Stored data entries:
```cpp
template <typename T>
__global__ void bn_bwd_apply_kernel(const T* __restrict__ dy, const T* __restrict__ x, const T* __restrict__ yact,
                                    const float* __restrict__ stats, const float* __restrict__ coef, T* __restrict__ dx,
                                    T* __restrict__ g_out, long n4, int C, int mask_mode, long n4_0, ParamGradSeg pg,
                                    unsigned* __restrict__ amax, const unsigned* __restrict__ aref) {
  constexpr int U = ActU<T>::U;
  const int C4 = C >> 2;
  const long nu = n4 / U;
  if (n4_0 < n4) bn_param_grads_seg(coef, C, pg);
  AmaxStat am = {0.f, 0.f, 0u}, am1 = {0.f, 0.f, 0u};
  const AmaxRef rf0 = amax_ref(aref ? amax_read(aref, 0) : 0u), rf1 = amax_ref(aref ? amax_read(aref, 1) : 0u);
  for (long iu = (long)blockIdx.x * blockDim.x + threadIdx.x; iu < nu; iu += (long)gridDim.x * blockDim.x) {
    float4 xv[U], dv[U], o[U], gq[U];
    ldv<T, U>(x, iu, xv);
    ldv<T, U>(dy, iu, dv);
    const int so = iu * U >= n4_0 ? 5 * C : 0;
// ... 5 lines not shown
      const int c = (int)(i % C4) * 4;
      const float4 g = bn_masked_grad<T>(dv[u], xv[u], yact, i, st, C, c, mask_mode);
      const float4 mean = *reinterpret_cast<const float4*>(st + c);
      const float4 istd = *reinterpret_cast<const float4*>(st + C + c);
      const float4 A = *reinterpret_cast<const float4*>(cf + c);
      const float4 mg = *reinterpret_cast<const float4*>(cf + C + c);
      const float4 mgx = *reinterpret_cast<const float4*>(cf + 2 * C + c);
      o[u].x = A.x * (g.x - mg.x - (xv[u].x - mean.x) * istd.x * mgx.x);
      o[u].y = A.y * (g.y - mg.y - (xv[u].y - mean.y) * istd.y * mgx.y);
      o[u].z = A.z * (g.z - mg.z - (xv[u].z - mean.z) * istd.z * mgx.z);
      o[u].w = A.w * (g.w - mg.w - (xv[u].w - mean.w) * istd.w * mgx.w);
      gq[u] = g;
      if (so) amax_stat4(am1, o[u], rf1); else amax_stat4(am, o[u], rf0);
    }
    stv<T, U>(dx, iu, o);
    if (g_out) stv<T, U>(g_out, iu, gq);
  }
  if (amax) {
    amax_commit_stat(amax, am, aref != nullptr);
    if (n4_0 < n4) amax_commit_stat(amax + LMKD_AMAX_SEG_WORDS, am1, aref != nullptr);
  }
}

extern "C" long lmkd_bn_bwd_workspace(int C) { return (long)(2048 * 2 * C) * sizeof(float) + (long)(66 * 2 * C) * sizeof(double) + 64; }

static int bn_bwd_stats_impl(const float* dy, const float* x, const float* yact, const float* stats, const float* gamma, float* dgamma,
                             float* dbeta, float* coef, void* workspace, unsigned* tickets, long rows, long count, int C, int mask_mode,
                             int accumulate_param_grads, hipStream_t s, const char* who, long rows0 = 0, long count0 = 0) {
  LMKD_REQUIRE(dy && x && stats && coef && workspace && tickets, "%s: null pointer", who);
  const bool seg = rows0 > 0 && rows0 < rows;
  LMKD_REQUIRE(!seg || cdiv(2 * C, CS_COLS) <= LMKD_TICKET_WORDS / 2, "%s: C=%d exceeds the ticket buffer", who, C);
  const int CC = C > 1024 ? 1024 : C;
  const int U = g_lmkd_act_bf16 ? 2 : 1;
  LMKD_REQUIRE(C % (4 * U) == 0 && C % CC == 0 && 256 % (CC / 4) == 0, "%s: unsupported channel count %d", who, C);
  LMKD_REQUIRE((mask_mode != 1 && mask_mode != 3) || yact, "%s: mask_mode 1 / 3 needs the activation output / its bit mask", who);
  LMKD_REQUIRE(mask_mode != 3 || C % 32 == 0, "%s: bit masks need C %% 32 == 0", who);
  LMKD_REQUIRE(cdiv(2 * C, CS_COLS) <= LMKD_TICKET_WORDS, "%s: C=%d exceeds the ticket buffer", who, C);
  const int RL1 = NP_THREADS / (CC / 4), RL = RL1 * U;
  auto blocks = [&](long r) {
    int nb = cdiv(r, (long)RL1 * 8);
    if (nb > 256 * g_ew_wg_per_cu * 2) nb = 256 * g_ew_wg_per_cu * 2;
    if (nb > 2048) nb = 2048;
    return nb < 1 ? 1 : nb;
  };
  const int nb = blocks(seg ? rows0 : rows), nb1 = seg ? blocks(rows - rows0) : 0;
  const int nbx = std::max(nb, nb1);
  float* partial = (float*)workspace;
  double* dscr = (double*)((char*)workspace + (((long)(seg ? 2 : 1) * 2048 * 2 * C * sizeof(float) + 63) / 64) * 64);
  BnSeg bs;
  bs.rows0 = seg ? rows0 : rows; bs.nb1 = nb1;
  const int gz = seg ? 2 : 1;
  if (g_lmkd_act_bf16)
    hipLaunchKernelGGL(bn_bwd_reduce_kernel<lmkd_bf16_t>, dim3(cdiv(nbx, 2), C / CC, gz), dim3(NP_THREADS), (size_t)RL * CC * 2 * sizeof(float), s,
                       (const lmkd_bf16_t*)dy, (const lmkd_bf16_t*)x, (const lmkd_bf16_t*)yact, stats, partial, rows, C, CC, mask_mode, nb, bs);
  else
    hipLaunchKernelGGL(bn_bwd_reduce_kernel<float>, dim3(nbx, C / CC, gz), dim3(NP_THREADS), (size_t)RL * CC * 2 * sizeof(float), s, dy, x, yact,
                       stats, partial, rows, C, CC, mask_mode, nb, bs);
  LMKD_CHECK_LAUNCH("bn_bwd_reduce_kernel");
  CoefSeg cs;
  cs.T1 = nb1; cs.pstride = (long)2048 * 2 * C; cs.count1 = (double)(count - count0); cs.S0 = cs_slices(nb); cs.S1 = seg ? cs_slices(nb1) : 0;
  hipLaunchKernelGGL(bn_bwd_coef_kernel, dim3(cdiv(2 * C, CS_COLS), std::max(cs.S0, cs.S1), gz), dim3(CS_COLS, CS_LANES), 0, s, (const float*)partial, nb, C,
                     (double)(seg ? count0 : count), gamma, stats, coef, dgamma, dbeta, accumulate_param_grads, dscr, tickets, cs);
  LMKD_CHECK_LAUNCH("bn_bwd_coef_kernel");
  return LMKD_OK;
}

extern "C" int lmkd_bn_backward_seg(const float* dy, const float* x, const float* yact, const float* stats, const float* gamma, float* dx,
                                    float* g_out, float* dgamma, float* dbeta, float* coef, void* workspace, unsigned* tickets, long rows,
                                    long rows0, int C, int mask_mode, int accumulate_param_grads, void* stream, const lmkd_amax_desc* amd);
extern "C" int lmkd_bn_backward(const float* dy, const float* x, const float* yact, const float* stats, const float* gamma,
                                float* dx, float* g_out, float* dgamma, float* dbeta, float* coef, void* workspace, unsigned* tickets,
// ... 2 lines not shown
                              accumulate_param_grads, stream, nullptr);
}
extern "C" int lmkd_bn_backward_seg(const float* dy, const float* x, const float* yact, const float* stats, const float* gamma, float* dx,
                                    float* g_out, float* dgamma, float* dbeta, float* coef, void* workspace, unsigned* tickets, long rows,
                                    long rows0, int C, int mask_mode, int accumulate_param_grads, void* stream, const lmkd_amax_desc* amd) {
  unsigned* amax = amd_out(amd);
  const unsigned* aref = amd_ref(amd);
  LMKD_REQUIRE(dx, "lmkd_bn_backward: null pointer");
  hipStream_t s = (hipStream_t)stream;
  if (rows0 <= 0 || rows0 >= rows) rows0 = rows;
  const int rc = bn_bwd_stats_impl(dy, x, yact, stats, gamma, dgamma, dbeta, coef, workspace, tickets, rows, rows, C, mask_mode,
                                   accumulate_param_grads, s, "lmkd_bn_backward", rows0, rows0);
  if (rc) return rc;
  const long n4 = rows * C / 4, n4_0 = rows0 * C / 4;
  ParamGradSeg pg;
  pg.dgamma = dgamma; pg.dbeta = dbeta; pg.accumulate = accumulate_param_grads;
  if (g_lmkd_act_bf16)
    hipLaunchKernelGGL(bn_bwd_apply_kernel<lmkd_bf16_t>, dim3(ew_grid(n4)), dim3(NP_THREADS), 0, s, (const lmkd_bf16_t*)dy, (const lmkd_bf16_t*)x,
                       (const lmkd_bf16_t*)yact, stats, (const float*)coef, (lmkd_bf16_t*)dx, (lmkd_bf16_t*)g_out, n4, C, mask_mode, n4_0, pg, amax, aref);
  else
    hipLaunchKernelGGL(bn_bwd_apply_kernel<float>, dim3(ew_grid(n4)), dim3(NP_THREADS), 0, s, dy, x, yact, stats, (const float*)coef, dx, g_out,
                       n4, C, mask_mode, n4_0, pg, amax, aref);
  LMKD_CHECK_LAUNCH("bn_bwd_apply_kernel");
  return LMKD_OK;
}

extern "C" int lmkd_bn_backward_part_seg(const float* part, int T, int T0, const float* dy, const float* x, const float* stats, const float* gamma,
                                         float* dx, float* dgamma, float* dbeta, float* coef, void* workspace, unsigned* tickets, long rows,
                                         long rows0, int C, int accumulate_param_grads, void* stream, const lmkd_amax_desc* amd);
extern "C" int lmkd_bn_backward_part(const float* part, int T, const float* dy, const float* x, const float* stats, const float* gamma,
                                     float* dx, float* dgamma, float* dbeta, float* coef, void* workspace, unsigned* tickets, long rows, int C,
                                     int accumulate_param_grads, void* stream) {
  return lmkd_bn_backward_part_seg(part, T, T, dy, x, stats, gamma, dx, dgamma, dbeta, coef, workspace, tickets, rows, rows, C,
                                   accumulate_param_grads, stream, nullptr);
}
extern "C" int lmkd_bn_backward_part_seg(const float* part, int T, int T0, const float* dy, const float* x, const float* stats, const float* gamma,
                                         float* dx, float* dgamma, float* dbeta, float* coef, void* workspace, unsigned* tickets, long rows,
                                         long rows0, int C, int accumulate_param_grads, void* stream, const lmkd_amax_desc* amd) {
  unsigned* amax = amd_out(amd);
  const unsigned* aref = amd_ref(amd);
  LMKD_REQUIRE(part && T > 0 && dy && x && stats && dx && coef && workspace && tickets, "lmkd_bn_backward_part: null pointer");
  LMKD_REQUIRE(!g_lmkd_act_bf16 && C % 4 == 0, "lmkd_bn_backward_part: fp32 tensors, C %% 4 == 0");
  const bool seg = T0 > 0 && T0 < T && rows0 > 0 && rows0 < rows;
  LMKD_REQUIRE(seg || (T0 == T && rows0 == rows), "lmkd_bn_backward_part_seg: T0 / rows0 must both name a split or both the whole");
  LMKD_REQUIRE(cdiv(2 * C, CS_COLS) <= LMKD_TICKET_WORDS / (seg ? 2 : 1), "lmkd_bn_backward_part: C=%d exceeds the ticket buffer", C);
  hipStream_t s = (hipStream_t)stream;
// ... 401 lines not shown
```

Aim of the exercise: Gather each line in these records that contains the string "double".

Exercise response:
extern "C" long lmkd_bn_bwd_workspace(int C) { return (long)(2048 * 2 * C) * sizeof(float) + (long)(66 * 2 * C) * sizeof(double) + 64; }
  double* dscr = (double*)((char*)workspace + (((long)(seg ? 2 : 1) * 2048 * 2 * C * sizeof(float) + 63) / 64) * 64);
  cs.T1 = nb1; cs.pstride = (long)2048 * 2 * C; cs.count1 = (double)(count - count0); cs.S0 = cs_slices(nb); cs.S1 = seg ? cs_slices(nb1) : 0;
                     (double)(seg ? count0 : count), gamma, stats, coef, dgamma, dbeta, accumulate_param_grads, dscr, tickets, cs);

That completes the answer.